In this tutorial, we’ll explore Depth-first search in Java.

Depth-first search (DFS) is a traversal algorithm used for both Tree and Graph data structures. Depth-first search goes deep in each branch before moving to explore another branch.

In the next sections, we’ll first have a look at the implementation for a Tree and then a Graph.

To see how to implement these structures in Java, have a look at our previous tutorials on Binary Tree and Graph.

2. Tree Depth-first Search

There are three different orders for traversing a tree using DFS:

  1. Preorder Traversal
  2. Inorder Traversal
  3. Postorder Traversal

2.1. Preorder Traversal

In preorder traversal, we traverse the root first, then the left and right subtrees.

We can simply implement preorder traversal using recursion:

  • Visit current node
  • Traverse left subtree
  • Traverse right subtree
public void traversePreOrder(Node node) {
    if (node != null) {
        visit(node.value);
        traversePreOrder(node.left);
        traversePreOrder(node.right);
    }
}

We can also implement preorder traversal without recursion.

To implement an iterative preorder traversal, we’ll need a Stack, and we’ll go through these steps:

  • Push root in our stack
  • While stack is not empty
    • Pop current node
    • Visit current node
    • Push right child, then left child to stack
public void traversePreOrderWithoutRecursion() {
    Stack<Node> stack = new Stack<Node>();
    Node current = root;
    stack.push(root);
    while(!stack.isEmpty()) {
        current = stack.pop();
        visit(current.value);
        
        if(current.right != null) {
            stack.push(current.right);
        }    
        if(current.left != null) {
            stack.push(current.left);
        }
    }        
}

2.2. Inorder Traversal

For inorder traversal, we traverse the left subtree first, then the root, then finally the right subtree.

Inorder traversal for a binary search tree means traversing the nodes in increasing order of their values.
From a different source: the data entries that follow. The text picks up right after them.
template <bool PERSIST = false>
__device__ __forceinline__ void icp_iter_body(const unsigned bid, const unsigned nblocks, const float *__restrict__ src, int64_t n, const float *__restrict__ tgt,
                                                       const float *__restrict__ tn, const double *__restrict__ Bs,
                                                       const int32_t *__restrict__ orig, const float *__restrict__ tile_box,
                                                       const float *__restrict__ group_box, int32_t n_groups,
                                                       const double *__restrict__ tbbox, const int32_t *__restrict__ row_of,
                                                       const float *__restrict__ src_sorted, int32_t *__restrict__ idx_sorted,
                                                       float *__restrict__ ptgt_sorted,
                                                       int32_t *__restrict__ idx_cur, double *__restrict__ d2_cur, double max_d2, int mode,
                                                       int k, const IcpState *__restrict__ st, unsigned long long *acc,
                                                       unsigned long long *__restrict__ tile_visits, IcpFuse fuse)
{
    const unsigned tix = PERSIST ? (unsigned)opaque_i((int)threadIdx.x) : threadIdx.x;
    __shared__ IcpState s_state;
    __shared__ double s_sums[kAcc];
    __shared__ float rowk[kIWaves][16][8];
    __shared__ float rowsrc[kIWaves][16][3];
    __shared__ uint32_t rowc[kIWaves][16];
    __shared__ int32_t rowi[kIWaves][16][2];
    __shared__ double s_key;
    const int wave = PERSIST ? __builtin_amdgcn_readfirstlane((int)(tix >> 6)) : (int)(tix >> 6), lane = tix & 63, q = lane >> 4, j = lane & 15;
    const int64_t row_base = ((int64_t)bid * kIWaves + wave) * kLRows;
    const int64_t last = n - 1;
    const unsigned long long t_block_start = (tile_visits && tix == 0) ? wall_clock64() : 0ull;
    const double t2max = target_t2max(tbbox);
    float my_src[3] = { 0.0f, 0.0f, 0.0f }, my_pt[3] = { 0.0f, 0.0f, 0.0f }, my_nrm[3] = { 0.0f, 0.0f, 0.0f };
    int32_t my_row = 0, my_prev = -1;
    uint32_t my_cert = 0u;
    const bool certs = fuse.ticket && fuse.light_key && fuse.cert;
    if (PERSIST && k > 0) {
        if (lane < 16) {
            my_row = rowi[wave][lane][1];
#pragma unroll
            for (int a = 0; a < 3; ++a) { my_src[a] = rowsrc[wave][lane][a]; my_pt[a] = rowk[wave][lane][a]; my_nrm[a] = rowk[wave][lane][3 + a]; }
            my_prev = __float_as_int(rowk[wave][lane][6]);
            if (certs) my_cert = rowc[wave][lane];
        }
    } else if (lane < 16) {
        const int64_t r = row_base + lane < last ? row_base + lane : last;
        if (idx_cur || d2_cur) my_row = row_of[r];
#pragma unroll
        for (int a = 0; a < 3; ++a) my_src[a] = src_sorted[3 * r + a];
        if (PERSIST) {
#pragma unroll
            for (int a = 0; a < 3; ++a) rowsrc[wave][lane][a] = my_src[a];
            rowc[wave][lane] = 0u;
        }
        if (k > 0) {
            my_prev = idx_sorted[r];
#pragma unroll
            for (int a = 0; a < 3; ++a) my_pt[a] = ptgt_sorted[3 * r + a];
            if (certs) my_cert = fuse.cert[r];
        }
    }
    __shared__ double s_thist[kCertHist][12];
    if (PERSIST) {
        if (certs && k < kCertHist && tix < 12) s_thist[k][tix] = st->T[tix];
    } else if (certs && k > 0)
        for (int e = tix; e < 12 * (k < kCertHist ? k : kCertHist); e += kIThreads) (&s_thist[0][0])[e] = fuse.thist[e];
    GroupPre gpre;
    group_pre_load(gpre, group_box, n_groups, lane);
    if (!PERSIST && mode == 1 && k > 0 && lane < 16) {
        const float *np_ = tn + 3 * (int64_t)(my_prev > 0 ? my_prev : 0);
#pragma unroll
        for (int a = 0; a < 3; ++a) my_nrm[a] = np_[a];
    }
    const double *Tk = st->T;
    static_assert(sizeof(IcpState) % sizeof(double) == 0, "IcpState is copied as doubles");
    if (fuse.ticket && tix < sizeof(IcpState) / sizeof(double))
        reinterpret_cast<double *>(&s_state)[tix] = reinterpret_cast<const double *>(st)[tix];
    if (fuse.pair) {
        const IcpState *in = fuse.pair + ((k + 1) & 1);
        IcpState *out = fuse.pair + (k & 1);
        const unsigned long long *prev = fuse.ring + (int64_t)((k + 2) % 3) * kAccSet;
        if (k > 0 && tix < kAcc) s_sums[tix] = acc_live(mode == 1, (int)tix) ? fixed_total(prev, tix) : 0.0;
        if (tix == 0) s_state = *in;
        __syncthreads();
        if (s_state.done) {
            if (bid == 0 && tix == 0) *out = s_state;
            return;
        }
        __shared__ FinishScratch s_fs;
        if (k > 0 && wave == 0)
            icp_finish_wave(s_sums, n, mode, k - 1, fuse.max_iter, fuse.rel_fit, fuse.rel_rmse, &s_state, bid == 0 ? fuse.result : (double *)nullptr,
                            s_fs, lane);
        __syncthreads();
        if (bid == 0) {
            unsigned long long *next = fuse.ring + (int64_t)((k + 1) % 3) * kAccSet;
            for (int e = tix; e < kAccSet; e += kIThreads) next[e] = 0ull;
            if (tix == 0) {
                *out = s_state;
                if (k > 0 && fuse.progress)
                    __hip_atomic_store(fuse.progress, fuse.tag | ((unsigned long long)(s_state.done ? 1 : 0) << 32) | (unsigned long long)(unsigned)k,
                                       __ATOMIC_RELEASE, __HIP_MEMORY_SCOPE_SYSTEM);
            }
        }
        if (s_state.done) return;
        Tk = s_state.T;
        acc = fuse.ring + (int64_t)(k % 3) * kAccSet;
    } else if (st->done) return;
    bool skip = false;
    if (fuse.ticket && fuse.light_key) {
        const double key = PERSIST ? (k > 0 ? s_key : 0.0) : fuse.light_key[bid];
        skip = key > 0.0 && (st->motion + st->reach) * (1.0 + 1e-6) + 1e-6 < key;
    }
    __shared__ double s_light[kIWaves];
    const int nacc = mode == 1 ? kAcc : 17;
    if (tile_visits && tix == 0 && bid < kStampBlocks) { g_icp_stamp[bid][7] = skip ? 1ull : 0ull; g_icp_stamp[bid][6] = (unsigned long long)nblocks; }
    do {
    if (skip) break;
    __shared__ int32_t lists[kIWaves][kLScratch];
    __shared__ double rowd[kIWaves][16][kRowStride];
    __shared__ float rowf[kIWaves][16][kRowFStride];
    __shared__ double sh[kAcc][kIRows + 1];
    if (tile_visits && tix == 0 && bid < kStampBlocks) {
        g_icp_stamp[bid][0] = t_block_start;
        g_icp_stamp[bid][6] = (unsigned long long)nblocks;
    }
    phase_tick(tile_visits, 1, bid);
    if (certs && (k > 0 || PERSIST)) __syncthreads();
    if (PERSIST && fuse.stamp && tix == 0) {
        const unsigned long long t = wall_clock64();
        if (bid == 0) fuse.stamp[0] = t;
        atomicMax(&fuse.stamp[5], t);
        atomicMin(&fuse.stamp[10], t);
    }

    const double c_reach = certs ? st->reach : 0.0;
    const double c_skin = cert_skin(certs, k, st, max_d2, fuse.pol);
    bool my_active = true, my_certd = false;
    if (lane < 16) {
        const int64_t i = my_row;
        double s[3];
        xform_row(Tk, my_src, s);
        const double seed = row_seed(s);
        double bv = INFINITY;
        int32_t bj = INT_MAX;
        if (k > 0 && my_prev >= 0) { bv = partner_bound(s, seed, my_pt); bj = my_prev; }
        bound_clamp(seed, max_d2, t2max, bv, bj);
        double rb0 = bv - 1.0;
        if (certs) {
            const bool certd = cert_test(s, my_src, my_prev, my_pt, bj, my_cert, s_thist[my_cert & 63u], c_reach, c_skin, fuse.cert_check, rb0);
            my_active = (!certd || fuse.cert_check) && row_base + lane <= last;
            my_certd = certd && row_base + lane <= last;
        }
        rowd[wave][lane][0] = s[0]; rowd[wave][lane][1] = s[1]; rowd[wave][lane][2] = s[2];
        rowd[wave][lane][3] = rb0;
        rowd[wave][lane][4] = seed; rowd[wave][lane][5] = bv;
        rowi[wave][lane][0] = bj; rowi[wave][lane][1] = (int32_t)i;
#pragma unroll
        for (int a = 0; a < 3; ++a) { rowk[wave][lane][a] = my_pt[a]; rowk[wave][lane][3 + a] = my_nrm[a]; }
        rowk[wave][lane][6] = __int_as_float(my_prev);
    }
    if (PERSIST && fuse.stamp) {
        const bool searched = lane < 16 && my_active && !my_certd;
        const unsigned long long sm = __builtin_amdgcn_ballot_w64(searched);
        const unsigned long long np = __builtin_amdgcn_ballot_w64(searched && my_prev < 0);
        const unsigned long long nc = __builtin_amdgcn_ballot_w64(searched && (my_cert & ~63u) == 0u);
        if (lane == 0 && sm) {
            atomicAdd(&fuse.stamp[26], 1ull); atomicAdd(&fuse.stamp[27], (unsigned long long)__builtin_popcountll(sm));
            atomicAdd(&fuse.stamp[28], (unsigned long long)__builtin_popcountll(np)); atomicAdd(&fuse.stamp[29], (unsigned long long)__builtin_popcountll(nc));
        }
    }
    const unsigned act_mask = (unsigned)(__builtin_amdgcn_ballot_w64(lane < 16 && my_active) & 0xFFFFull);
    const unsigned certd_mask = (unsigned)(__builtin_amdgcn_ballot_w64(lane < 16 && my_certd) & 0xFFFFull);
    wave_lds_fence();
    WaveRows w;
    w.a = q < 3 ? rowd[wave][j][q] : 1.0;
    w.rows = &rowd[wave][0][0];
    w.rowsf = &rowf[wave][0][0];
#pragma unroll
    for (int r = 0; r < 4; ++r) {
        const int rr = q + 4 * r;
        w.seed[r] = rowd[wave][rr][4];
        w.best[r] = rowd[wave][rr][5];
        w.bcol[r] = rowi[wave][rr][0];
        w.rb0[r] = rowd[wave][rr][3];
    }
    w.skin = c_skin;
    w.act_mask = act_mask;
    w.light_gap2 = -1.0;
    w.dbg = (PERSIST && fuse.stamp && bid == 0 && wave == 0) ? fuse.stamp + 16 : (unsigned long long *)nullptr;
    phase_tick(tile_visits, 2, bid);
    if (PERSIST) chain_tick(fuse.stamp, 1, bid == 0 && tix == 0);
    const unsigned long long t_sweep = tile_visits ? wall_clock64() : 0ull;
    unsigned long long swept = 0ull;
    int lane_p = 0, wave_p = 0, q_p = 0, j_p = 0;
    int64_t row_base_p = 0;
    auto rederive = [&]() {
        lane_p = opaque_i((int)(threadIdx.x & 63)); wave_p = opaque_i((int)(threadIdx.x >> 6)); q_p = lane_p >> 4; j_p = lane_p & 15;
        row_base_p = ((int64_t)bid * kIWaves + wave_p) * kLRows;
    };
    if (act_mask != 0u) {
        wave_lds_fence();
        swept = sweep_wave<true, true, PERSIST>(w, Bs, orig, tile_box, group_box, n_groups, t2max, lists[wave], &gpre);
        rederive();
        if (certs && fuse.cert_check && j_p == 0) {
#pragma unroll
            for (int r = 0; r < 4; ++r) {
                const int rr = q_p + 4 * r;
                if (((certd_mask >> rr) & 1u) != 0u && w.bcol[r] != rowi[wave_p][rr][0])
                    cert_check_disagreement(k, row_base_p + rr, rowi[wave_p][rr][0], w.bcol[r], PERSIST ? rowc[wave_p][rr] : fuse.cert[row_base_p + rr]);
            }
        }
        if (certs && j_p == 0) {
#pragma unroll
            for (int r = 0; r < 4; ++r) {
                const int rr = q_p + 4 * r;
                if (((act_mask >> rr) & 1u) != 0u && ((certd_mask >> rr) & 1u) == 0u) {
                    const uint32_t cw = cert_word(w.sec[r], w.eps_out, w.rb_out[r], k);
                    if (PERSIST) rowc[wave_p][rr] = cw; else fuse.cert[row_base_p + rr] = cw;
                }
            }
        }
    }
    if (act_mask == 0u) rederive();
    __shared__ int s_cnt[kIWaves];
    if (lane_p == 0) s_cnt[wave_p] = __builtin_popcount(act_mask & ~certd_mask);
    const unsigned visited = (unsigned)(swept & 0xFFFFu);
    if (certs && fuse.cert_check && lane_p == 0)
        cert_check_count(bid == 0 && wave_p == 0, k, st, c_skin, __builtin_popcount(certd_mask), __builtin_popcount(act_mask & ~certd_mask));
    if (lane_p == 0) s_light[wave_p] = act_mask == 0xFFFFu ? w.light_gap2 : -1.0;
    if (tile_visits && lane_p == 0 && bid < kStampBlocks && kIWaves <= 4) {
        unsigned long long *o = g_icp_wave[bid * 4 + wave_p];
        int with = 0;
#pragma unroll
        for (int r = 0; r < 4; ++r) with += (w.bcol[r] >= 0 && w.bcol[r] != INT_MAX) ? 1 : 0;
        o[0] = t_sweep; o[1] = wall_clock64(); o[2] = swept; o[3] = (unsigned long long)with;
    }
    phase_tick(tile_visits, 3, bid);
    if (PERSIST) chain_tick(fuse.stamp, 2, bid == 0 && lane_p == 0 && wave_p == 0);
    if (PERSIST && fuse.stamp && bid == 0 && lane_p == 0 && wave_p == 0) { fuse.stamp[13] = swept; fuse.stamp[14] = (unsigned long long)act_mask | ((unsigned long long)certd_mask << 16); }
    if (tile_visits && lane_p == 0) atomicAdd(tile_visits + ((bid * kIWaves + wave_p) & (kVisitSlots - 1)), (unsigned long long)visited);
    wave_lds_fence();
    if (j_p == 0) {
#pragma unroll
        for (int r = 0; r < 4; ++r) rowi[wave_p][q_p + 4 * r][0] = w.bcol[r];
    }
    wave_lds_fence();

    const int lane_e = lane_p, wave_e = wave_p;
    if (lane_e < 16) {
        const int col = wave_e * 16 + lane_e;
        sh[0][col] = 0.0; sh[1][col] = 0.0;
        for (int a = acc_lo(mode == 1); a < nacc; ++a) sh[a][col] = 0.0;
        if (row_base_p + lane_e <= last) {
            const int32_t bj = rowi[wave_e][lane_e][0];
            const int64_t i = rowi[wave_e][lane_e][1];
            const bool none = bj < 0 || bj == INT_MAX;
            const int32_t out_j = none ? -1 : bj;
            const int32_t prev_j = __float_as_int(rowk[wave_e][lane_e][6]);
            const bool changed = k == 0 || out_j != prev_j;
            if (idx_cur) idx_cur[i] = out_j;
            if (PERSIST) rowk[wave_e][lane_e][6] = __int_as_float(out_j);
            else if (changed) idx_sorted[row_base_p + lane_e] = out_j;
            if (none) {
                if (d2_cur) d2_cur[i] = INFINITY;
            } else {
                const double s[3] = { rowd[wave_e][lane_e][0], rowd[wave_e][lane_e][1], rowd[wave_e][lane_e][2] };
                float tf[3] = { rowk[wave_e][lane_e][0], rowk[wave_e][lane_e][1], rowk[wave_e][lane_e][2] }, nf[3] = { rowk[wave_e][lane_e][3], rowk[wave_e][lane_e][4], rowk[wave_e][lane_e][5] };
                if (changed) {
                    const float *tp = tgt + 3 * (int64_t)bj;
#pragma unroll
                    for (int c = 0; c < 3; ++c) tf[c] = tp[c];
                    if (mode == 1) {
                        const float *np_ = tn + 3 * (int64_t)bj;
#pragma unroll
                        for (int c = 0; c < 3; ++c) nf[c] = np_[c];
                    }
#pragma unroll
                    for (int c = 0; c < 3; ++c) {
                        if (PERSIST) { rowk[wave_e][lane_e][c] = tf[c]; rowk[wave_e][lane_e][3 + c] = nf[c]; }
                        else ptgt_sorted[3 * (row_base_p + lane_e) + c] = tf[c];
                    }
                }
                const double t[3] = { (double)tf[0], (double)tf[1], (double)tf[2] };
                const double d2 = pair_d2(s, t);
                if (d2_cur) d2_cur[i] = d2;
                if (d2 < max_d2) pair_terms(s, t, d2, mode != 1, mode == 1, nf, [&](int slot, double v) { sh[slot][col] = v; });
            }
        }
    }
    __syncthreads();
    phase_tick(tile_visits, 4, bid);
    const int tix_e = wave_e * 64 + lane_e;
    if (tix_e < nacc && acc_live(mode == 1, tix_e)) {
        unsigned long long lo = 0ull, hi = 0ull;
#pragma unroll
        for (int t = 0; t < kIWaves; ++t) {
            unsigned long long l, h;
            fixed_split(tile_tree16(&sh[tix_e][16 * t]), l, h);
            fixed_accumulate(lo, hi, l, h);
        }
        unsigned long long *slot = acc + (((int64_t)(bid & (kAccCopies - 1)) * kAcc + tix_e) * kFixedWords);
        if (fuse.ticket) fixed_add_words_performed(slot, lo, hi); else fixed_add_words(slot, lo, hi);
    } else if (!PERSIST && fuse.ticket && tix_e == nacc) {
        int cnt = 0;
#pragma unroll
        for (int wv = 0; wv < kIWaves; ++wv) cnt += s_cnt[wv];
        if (cnt) {
            const unsigned long long back = __hip_atomic_fetch_add(fuse.ticket + kSearchedWord + (bid & 7u), (unsigned long long)cnt, __ATOMIC_RELAXED, __HIP_MEMORY_SCOPE_AGENT);
            asm volatile("" ::"v"(back));
        }
    }
    if (fuse.light_key && tix == kIThreads - 1) {
        double g2 = INFINITY;
        bool light = true;
#pragma unroll
        for (int wv = 0; wv < kIWaves; ++wv) { light = light && s_light[wv] >= 0.0; g2 = fmin(g2, s_light[wv]); }
        const double nk = light ? st->motion + sqrt(g2) * (1.0 - 1e-9) : 0.0;
        if (PERSIST) s_key = nk; else fuse.light_key[bid] = nk;
    }
    phase_tick(tile_visits, 5, bid);
    } while (false);
    if (PERSIST && fuse.stamp && tix == 0) {
        const unsigned long long t = wall_clock64();
        if (bid == 0) fuse.stamp[3] = t;
        atomicMax(&fuse.stamp[11], t);
    }
    if (!fuse.ticket) return;
    __shared__ unsigned s_ticket;
    __syncthreads();
    if (tix == 0) s_ticket = (unsigned)__hip_atomic_fetch_add(fuse.ticket, 1ull, __ATOMIC_RELAXED, __HIP_MEMORY_SCOPE_AGENT);
    __syncthreads();
    if (PERSIST && fuse.stamp && tix == 0) {
        const unsigned long long t = wall_clock64();
        if (bid == 0) fuse.stamp[4] = t;
        atomicMax(&fuse.stamp[6], t);
    }
    if (s_ticket != nblocks - 1u) return;
    __builtin_amdgcn_fence(__ATOMIC_ACQUIRE, "agent");
    const int tix_w = opaque_i((int)threadIdx.x);
    const unsigned long long n_searched = winner_take<kIThreads, !PERSIST>(acc, fuse.ticket, mode == 1, s_sums, tix_w);
    if (PERSIST) chain_tick(fuse.stamp, 7, tix == 0);
    if (PERSIST) asm volatile("s_waitcnt vmcnt(0)" ::: "memory");
    if (wave != 0) {
        if (PERSIST) __syncthreads();
        return;
    }
    __shared__ FinishScratch s_tail;
    const double *tbbox_w = tbbox;
    asm volatile("" : "+s"(tbbox_w));
    const double t2max_w = target_t2max(tbbox_w);
    IcpState *stw = const_cast<IcpState *>(st);
    IcpState *work = &s_state;
    if (PERSIST)
        icp_finish_wave_call(s_sums, n, mode, k, fuse.max_iter, fuse.rel_fit, fuse.rel_rmse, work, (double *)nullptr, &s_tail, lane,
                             fuse.light_key ? fuse.sbbox : (const double *)nullptr, max_d2, t2max_w, fuse.stamp ? fuse.stamp + 32 : (unsigned long long *)nullptr);
    else
        icp_finish_wave(s_sums, n, mode, k, fuse.max_iter, fuse.rel_fit, fuse.rel_rmse, work, fuse.result, s_tail, lane,
                        LightSkip{ fuse.light_key ? fuse.sbbox : (const double *)nullptr, max_d2, t2max_w });
    wave_lds_fence();
    if (PERSIST) chain_tick(fuse.stamp, 8, lane == 0);
    if (PERSIST) {
        static_assert(sizeof(IcpState) == kChainWords * sizeof(double), "record layout");
        __syncthreads();
        if (lane < kChainWords)
            __hip_atomic_store(reinterpret_cast<unsigned long long *>(fuse.chain_rec + (size_t)kChainRec * (k + 1)) + lane,
                               reinterpret_cast<const unsigned long long *>(&s_state)[lane], __ATOMIC_RELAXED, __HIP_MEMORY_SCOPE_AGENT);
        if (work->done && fuse.result) {
            if (lane < 16) fuse.result[lane] = work->T[lane];
            if (lane == 0) { fuse.result[16] = work->fitness; fuse.result[17] = work->rmse; fuse.result[18] = (double)k; fuse.result[19] = work->count; }
        }
        if (lane == 0 && fuse.progress && work->done)
            __hip_atomic_store(fuse.progress, fuse.tag | (1ull << 32) | (unsigned long long)(unsigned)(k + 1), __ATOMIC_RELAXED, __HIP_MEMORY_SCOPE_SYSTEM);
        chain_tick(fuse.stamp, 9, lane == 0);
        if (fuse.stamp && lane == 0) fuse.stamp[12] = __builtin_amdgcn_s_memtime();
        return;
    }
    winner_publish(stw, work, fuse.cert ? fuse.thist : (double *)nullptr, k, fuse.progress, fuse.tag, n_searched, n, lane);
}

We can simply implement inorder traversal using recursion:

public void traverseInOrder(Node node) {
    if (node != null) {
        traverseInOrder(node.left);
        visit(node.value);
        traverseInOrder(node.right);
    }
}

We can also implement inorder traversal without recursion, too:

  • Push root node to stack
  • While stack is not empty
    • Keep pushing left child onto stack, till we reach current node’s left-most child
    • Visit current node
    • Push right child onto stack
public void traverseInOrderWithoutRecursion() {
    Stack<Node> stack = new Stack<Node>();
    Node current = root;
    stack.push(root);
    while(! stack.isEmpty()) {
        while(current.left != null) {
            current = current.left;                
            stack.push(current);                
        }
        current = stack.pop();
        visit(current.value);
        if(current.right != null) {
            current = current.right;                
            stack.push(current);
        }
    }
}

2.3. Postorder Traversal

Finally, in postorder traversal, we traverse the left and right subtree before we traverse the root.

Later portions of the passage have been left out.